**What is being asked:** For the string "GradCoef", search the entries below and copy every line where it appears.

#### Record extracts ####

New measurement: 444.4 tiles/s, median of 6. Within noise of the previous version (+0.8%).

```diff
diff --git a/include/pylc_hip.h b/include/pylc_hip.h
--- a/include/pylc_hip.h
+++ b/include/pylc_hip.h
@@ -68,6 +68,8 @@
 size_t pylc_planes_colsum_workspace_floats(int C);
 int pylc_upsample2_crop_concat_planes(const float* z, int z_pitch, int B, int h, int w, int C1, const float* bridge, int bridge_pitch, int HH, int WW,
                                       int C2, void* planes, long long plane_stride, int nplanes, const unsigned int* bound, void* stream);
+int pylc_upsample_concat_planes(const float* z, int z_pitch, int B, int h, int w, int C1, const float* bridge, int bridge_pitch, int OH, int OW,
+                                int C2, void* planes, long long plane_stride, int nplanes, const unsigned int* bound, void* stream);
 int pylc_planes_colsum(const void* planes, int p_pitch, long long plane_stride, int nplanes, const unsigned int* amax, long long M, int C,
                        float* sums, float* workspace, void* stream);
 
@@ -357,6 +359,14 @@
 int pylc_multiloss_bwd_ex(const float* logits, int pitch, const void* target, int target_bytes, long long N, int C, int ignore_index,
                           const float* class_weights, const float* stats, float w_ce, float w_dice, float w_focal,
                           const float* grad_scale, float* dlogits, int dpitch, unsigned int* amax_bits, void* stream);
+int pylc_multiloss_stats_up(const float* low, int pitch, int B, int H, int W, int OH, int OW, const void* target, int target_bytes, int C,
+                            int use_ignore, int ignore_index, const float* class_weights, float* stats, float* workspace,
+                            unsigned long long* n_bad, void* stream);
+size_t pylc_multiloss_bwd_up_workspace(int B, int W, int C, int OH);
+int pylc_multiloss_bwd_up(const float* low, int pitch, int B, int H, int W, int OH, int OW, const void* target, int target_bytes, int C,
+                          int use_ignore, int ignore_index, const float* class_weights, const float* stats, double n_global, float w_ce,
+                          float w_dice, float w_focal, const float* grad_scale, float* dlow, int dpitch, float* workspace,
+                          unsigned int* amax_bits, void* stream);
 
 size_t pylc_sqnorm_workspace_floats(long long n);
 int pylc_grad_norm_clip(const float* g, long long n, float max_norm, float* out2, float* workspace, void* stream);
diff --git a/pylc_amd/csrc/common.h b/pylc_amd/csrc/common.h
--- a/pylc_amd/csrc/common.h
+++ b/pylc_amd/csrc/common.h
@@ -94,4 +94,7 @@
     }
 }
 
+int bilinear_bwd_axis1(const float* tmp, int tmp_pitch, float* dx, int dx_pitch, int B, int H, int W, int C, int OH, unsigned int* amax_bits,
+                       void* stream);
+
 }
diff --git a/pylc_amd/csrc/loss.hip b/pylc_amd/csrc/loss.hip
--- a/pylc_amd/csrc/loss.hip
+++ b/pylc_amd/csrc/loss.hip
@@ -20,6 +20,57 @@
 #pragma unroll
     for (int c = 0; c < C; ++c) p[c] *= inv;
     lse = zmax + logf(sum);
+}
+
+template <int C>
+__device__ __forceinline__ void stats_px(const float (&z)[C], int t, const float* __restrict__ cw, float (&acc)[3 + 3 * C]) {
+    float p[C], lse;
+    softmax_px<C>(z, p, lse);
+    float zt = 0.f, pt = 0.f;
+#pragma unroll
+    for (int c = 0; c < C; ++c) {
+        const bool is = (c == t);
+        zt = is ? z[c] : zt;
+        pt = is ? p[c] : pt;
+        acc[3 + c] += is ? p[c] : 0.f;
+        acc[3 + C + c] += p[c];
+        acc[3 + 2 * C + c] += is ? 1.f : 0.f;
+    }
+    const float w = cw != nullptr ? cw[t] : 1.f;
+    acc[0] += w * (lse - zt);
+    acc[1] += w;
+    const float q = pt + kFlEps;
+    const float omq = 1.f - q;
+    acc[2] += -kFlAlpha * omq * omq * logf(q);
+}
+
+struct UpGeom { int H, W, OH, OW; float sh, sw; };
+struct LLerp { int i0, i1; float w0, w1; };
+__device__ __forceinline__ LLerp llerp_of(int dst, float scale, int in_size) {
+    const float src = scale * (float)dst;
+    LLerp l;
+    l.i0 = (int)src;
+    if (l.i0 > in_size - 1) l.i0 = in_size - 1;
+    l.i1 = l.i0 + (l.i0 < in_size - 1 ? 1 : 0);
+    l.w1 = src - (float)l.i0;
+    l.w0 = 1.f - l.w1;
+    return l;
+}
+__device__ __forceinline__ void lcand_range(int i, float scale, int out_size, int& lo, int& hi) {
+    if (scale <= 0.f) { lo = 0; hi = out_size - 1; return; }
+    lo = (int)floorf((float)(i - 1) / scale) - 1;
+    hi = (int)ceilf((float)(i + 1) / scale) + 1;
+    if (lo < 0) lo = 0;
+    if (hi > out_size - 1) hi = out_size - 1;
+}
+template <int C>
+__device__ __forceinline__ void up_row(const float* __restrict__ img, int pitch, int W, const LLerp& lh, const LLerp& lw, float (&z)[C]) {
+    const float* p00 = img + ((size_t)lh.i0 * W + lw.i0) * pitch;
+    const float* p01 = img + ((size_t)lh.i0 * W + lw.i1) * pitch;
+    const float* p10 = img + ((size_t)lh.i1 * W + lw.i0) * pitch;
+    const float* p11 = img + ((size_t)lh.i1 * W + lw.i1) * pitch;
+#pragma unroll
+    for (int c = 0; c < C; ++c) z[c] = lh.w0 * (lw.w0 * p00[c] + lw.w1 * p01[c]) + lh.w1 * (lw.w0 * p10[c] + lw.w1 * p11[c]);
 }
 
 template <int C, typename TT, bool IGN>
@@ -37,28 +88,49 @@
             if (tl == ignore) continue;
             if ((unsigned long long)tl >= (unsigned long long)C) { ++bad; continue; }
         }
-        float z[C], p[C], lse;
+        float z[C];
         const float* src = logits + n * pitch;
 #pragma unroll
         for (int c = 0; c < C; ++c) z[c] = src[c];
-        softmax_px<C>(z, p, lse);
-        const int t = (int)tl;
-        float zt = 0.f, pt = 0.f;
-#pragma unroll
-        for (int c = 0; c < C; ++c) {
-            const bool is = (c == t);
-            zt = is ? z[c] : zt;
-            pt = is ? p[c] : pt;
-            acc[3 + c] += is ? p[c] : 0.f;
-            acc[3 + C + c] += p[c];
-            acc[3 + 2 * C + c] += is ? 1.f : 0.f;
-        }
-        const float w = cw != nullptr ? cw[t] : 1.f;
-        acc[0] += w * (lse - zt);
-        acc[1] += w;
-        const float q = pt + kFlEps;
-        const float omq = 1.f - q;
-        acc[2] += -kFlAlpha * omq * omq * logf(q);
+        stats_px<C>(z, (int)tl, cw, acc);
+    }
+    float* dst = partial + (size_t)blockIdx.x * (3 + 3 * C);
+#pragma unroll
+    for (int k = 0; k < 3 + 3 * C; ++k) {
+        const float s = block_sum_256(acc[k], red);
+        if (threadIdx.x == 0) dst[k] = s;
+    }
+    if constexpr (IGN) {
+        if (n_bad != nullptr) {
+            unsigned long long wave_bad = 0;
+            for (int l = 0; l < 64; ++l) wave_bad += (unsigned)__shfl((int)bad, l, 64);
+            if ((threadIdx.x & 63) == 0 && wave_bad != 0) atomicAdd(n_bad, wave_bad);
+        }
+    }
+}
+
+template <int C, typename TT, bool IGN>
+__global__ __launch_bounds__(256) void multiloss_stats_up_kernel(const float* __restrict__ low, int pitch, UpGeom g, const TT* __restrict__ target,
+                                                                 long long N, const float* __restrict__ cw, float* __restrict__ partial,
+                                                                 long long ignore, unsigned long long* __restrict__ n_bad) {
+    __shared__ float red[4];
+    float acc[3 + 3 * C];
+#pragma unroll
+    for (int k = 0; k < 3 + 3 * C; ++k) acc[k] = 0.f;
+    unsigned int bad = 0;
+    const long long per_img = (long long)g.OH * g.OW;
+    for (long long n = (long long)blockIdx.x * blockDim.x + threadIdx.x; n < N; n += (long long)gridDim.x * blockDim.x) {
+        const long long tl = (long long)target[n];
+        if constexpr (IGN) {
+            if (tl == ignore) continue;
+            if ((unsigned long long)tl >= (unsigned long long)C) { ++bad; continue; }
+        }
+        const int b = (int)(n / per_img);
+        const int r = (int)(n - b * per_img);
+        const int oh = r / g.OW, ow = r - oh * g.OW;
+        float z[C];
+        up_row<C>(low + (size_t)b * g.H * g.W * pitch, pitch, g.W, llerp_of(oh, g.sh, g.H), llerp_of(ow, g.sw, g.W), z);
+        stats_px<C>(z, (int)tl, cw, acc);
     }
     float* dst = partial + (size_t)blockIdx.x * (3 + 3 * C);
 #pragma unroll
@@ -108,29 +180,62 @@
 
 typedef float loss_f4 __attribute__((ext_vector_type(4)));
 
+template <int C>
+struct GradCoef { float dA[C], dB[C], gs, ce_norm, inv_n, w_d, w_f; };
+template <int C, bool IGN>
+__device__ __forceinline__ GradCoef<C> grad_coef(const float* __restrict__ stats, float inv_n, float w_ce, float w_d, float w_f,
+                                                 const float* __restrict__ grad_scale) {
+    GradCoef<C> k;
+#pragma unroll
+    for (int c = 0; c < C; ++c) {
+        const float I = stats[3 + c], K = stats[3 + C + c] + stats[3 + 2 * C + c];
+        const float den = K + kDiceSmooth;
+        k.dA[c] = -2.f / den / (float)C;
+        k.dB[c] = (2.f * I + kDiceSmooth) / (den * den) / (float)C;
+    }
+    k.gs = grad_scale != nullptr ? grad_scale[0] : 1.f;
+    if constexpr (IGN) {
+        const double nv = stats_n_valid(stats, C);
+        inv_n = nv > 0.0 ? (float)(1.0 / nv) : 0.f;
+        k.ce_norm = stats[1] > 0.f ? w_ce / stats[1] : 0.f;
+    } else {
+        k.ce_norm = w_ce / stats[1];
+    }
+    k.inv_n = inv_n;
+    k.w_d = w_d;
+    k.w_f = w_f;
+    return k;
+}
+template <int C>
+__device__ __forceinline__ void grad_px(const float (&z)[C], int t, const float* __restrict__ cw, const GradCoef<C>& k, float (&d)[C]) {
+    float p[C], lse;
+    softmax_px<C>(z, p, lse);
+    float pt = 0.f;
+#pragma unroll
+    for (int c = 0; c < C; ++c) pt = (c == t) ? p[c] : pt;
+    const float w = cw != nullptr ? cw[t] : 1.f;
+    const float q = pt + kFlEps, omq = 1.f - q;
+    const float fprime = kFlAlpha * 2.f * omq * logf(q) - kFlAlpha * omq * omq / q;
+    const float fcoef = k.w_f * k.inv_n * fprime * pt;
+    float gdot = 0.f;
+#pragma unroll
+    for (int c = 0; c < C; ++c) gdot += ((c == t ? k.dA[c] : 0.f) + k.dB[c]) * p[c];
+#pragma unroll
+    for (int c = 0; c < C; ++c) {
+        const float o = (c == t) ? 1.f : 0.f;
+        const float gc = (c == t ? k.dA[c] : 0.f) + k.dB[c];
+        const float dd = k.ce_norm * w * (p[c] - o) + k.w_d * p[c] * (gc - gdot) + fcoef * (o - p[c]);
+        d[c] = k.gs * dd;
+    }
+}
+
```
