## Add single-launch training BatchNorm kernels with fused residual add and ReLU

```diff
diff --git a/flreid_amd/models/resnet.py b/flreid_amd/models/resnet.py
--- a/flreid_amd/models/resnet.py
+++ b/flreid_amd/models/resnet.py
@@ -1,7 +1,8 @@
 
 from __future__ import annotations
 
-from typing import List, Type, Union
+import os
+from typing import List, Optional, Type, Union
 
 import torch
 import torch.nn as nn
@@ -29,6 +30,12 @@
                 return out
         out = super().forward(x)
         return F.relu(out, inplace=True) if self.fuse_relu else out
+
+    def forward_add_relu(self, x, identity) -> Optional[torch.Tensor]:
+        if (not self.training or self.fuse_relu or not x.is_cuda
+                or os.environ.get("FLREID_BN_RESIDUAL", "1") == "0"):
+            return None
+        return ops.bn_train_2d(x, self, residual=identity)
 
 
 class EvalFusedBatchNorm1d(nn.BatchNorm1d):
@@ -80,7 +87,11 @@
     def forward(self, x: torch.Tensor) -> torch.Tensor:
         identity = x if self.downsample is None else self.downsample(x)
         out = self.bn1(self.conv1(x))
-        out = self.bn2(self.conv2(out))
+        out = self.conv2(out)
+        fused = self.bn2.forward_add_relu(out, identity)
+        if fused is not None:
+            return fused
+        out = self.bn2(out)
         return self.relu(out + identity)
 
 
@@ -105,7 +116,11 @@
         identity = x if self.downsample is None else self.downsample(x)
         out = self.bn1(self.conv1(x))
         out = self.bn2(self.conv2(out))
-        out = self.bn3(self.conv3(out))
+        out = self.conv3(out)
+        fused = self.bn3.forward_add_relu(out, identity)
+        if fused is not None:
+            return fused
+        out = self.bn3(out)
         return self.relu(out + identity)
 
 
diff --git a/flreid_amd/ops/__init__.py b/flreid_amd/ops/__init__.py
--- a/flreid_amd/ops/__init__.py
+++ b/flreid_amd/ops/__init__.py
@@ -876,38 +876,67 @@
     return quadratic_penalty_sets(params, [(anchors, importance)])
 
 
+def _bn_onepass(ext, m: int, c: int, dt: int) -> bool:
+    if os.environ.get("FLREID_BN_TRAIN_IMPL", "auto") == "split":
+        return False
+    return bool(ext.bn_train_onepass_ok(m, c, dt))
+
+
 class _BnTrain2dFn(torch.autograd.Function):
 
     @staticmethod
     def forward(ctx, x, gamma, beta, running_mean, running_var, momentum, eps,
-                nbt, relu):
+                nbt, relu, residual):
         ext = _ext_or_raise("bn_train")
         c = x.shape[1]
         m = x.numel() // c
         y = torch.empty_like(x)
         smean = torch.empty(c, device=x.device, dtype=torch.float32)
         sinv = torch.empty(c, device=x.device, dtype=torch.float32)
-        nslab = ext.bn_train_nslab(m, c)
-        part = torch.empty(2, nslab, c, device=x.device, dtype=torch.float32)
         has_rs = running_mean is not None
-        ext.bn_train_fwd(
-            x.data_ptr(), y.data_ptr(),
-            gamma.detach().contiguous().data_ptr(),
-            beta.detach().contiguous().data_ptr(),
-            running_mean.data_ptr() if has_rs else 0,
-            running_var.data_ptr() if has_rs else 0,
-            smean.data_ptr(), sinv.data_ptr(),
-            part[0].data_ptr(), part[1].data_ptr(),
-            nbt.data_ptr() if nbt is not None else 0, m, c,
-            float(momentum), float(eps), float(m) / float(m - 1),
-            int(relu), _dt(x), _stream())
-        ctx.save_for_backward(x, gamma, beta, smean, sinv)
+        onepass = _bn_onepass(ext, m, c, _dt(x))
+        if residual is not None and not onepass:
+            raise RuntimeError("bn_train: residual needs the one-launch path")
+        if onepass:
+            ext.bn_train_fwd_onepass(
+                x.data_ptr(),
+                residual.data_ptr() if residual is not None else 0,
+                y.data_ptr(),
+                gamma.detach().contiguous().data_ptr(),
+                beta.detach().contiguous().data_ptr(),
+                running_mean.data_ptr() if has_rs else 0,
+                running_var.data_ptr() if has_rs else 0,
+                smean.data_ptr(), sinv.data_ptr(),
+                nbt.data_ptr() if nbt is not None else 0, m, c,
+                float(momentum), float(eps), float(m) / float(m - 1),
+                int(relu), 0, _dt(x), _stream())
+        else:
+            nslab = ext.bn_train_nslab(m, c)
+            part = torch.empty(2, nslab, c, device=x.device,
+                               dtype=torch.float32)
+            ext.bn_train_fwd(
+                x.data_ptr(), y.data_ptr(),
+                gamma.detach().contiguous().data_ptr(),
+                beta.detach().contiguous().data_ptr(),
+                running_mean.data_ptr() if has_rs else 0,
+                running_var.data_ptr() if has_rs else 0,
+                smean.data_ptr(), sinv.data_ptr(),
+                part[0].data_ptr(), part[1].data_ptr(),
+                nbt.data_ptr() if nbt is not None else 0, m, c,
+                float(momentum), float(eps), float(m) / float(m - 1),
+                int(relu), _dt(x), _stream())
+        if residual is not None:
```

####

**Result:**
+struct GradCoef { float dA[C], dB[C], gs, ce_norm, inv_n, w_d, w_f; };
+__device__ __forceinline__ GradCoef<C> grad_coef(const float* __restrict__ stats, float inv_n, float w_ce, float w_d, float w_f,
+    GradCoef<C> k;
+__device__ __forceinline__ void grad_px(const float (&z)[C], int t, const float* __restrict__ cw, const GradCoef<C>& k, float (&d)[C]) {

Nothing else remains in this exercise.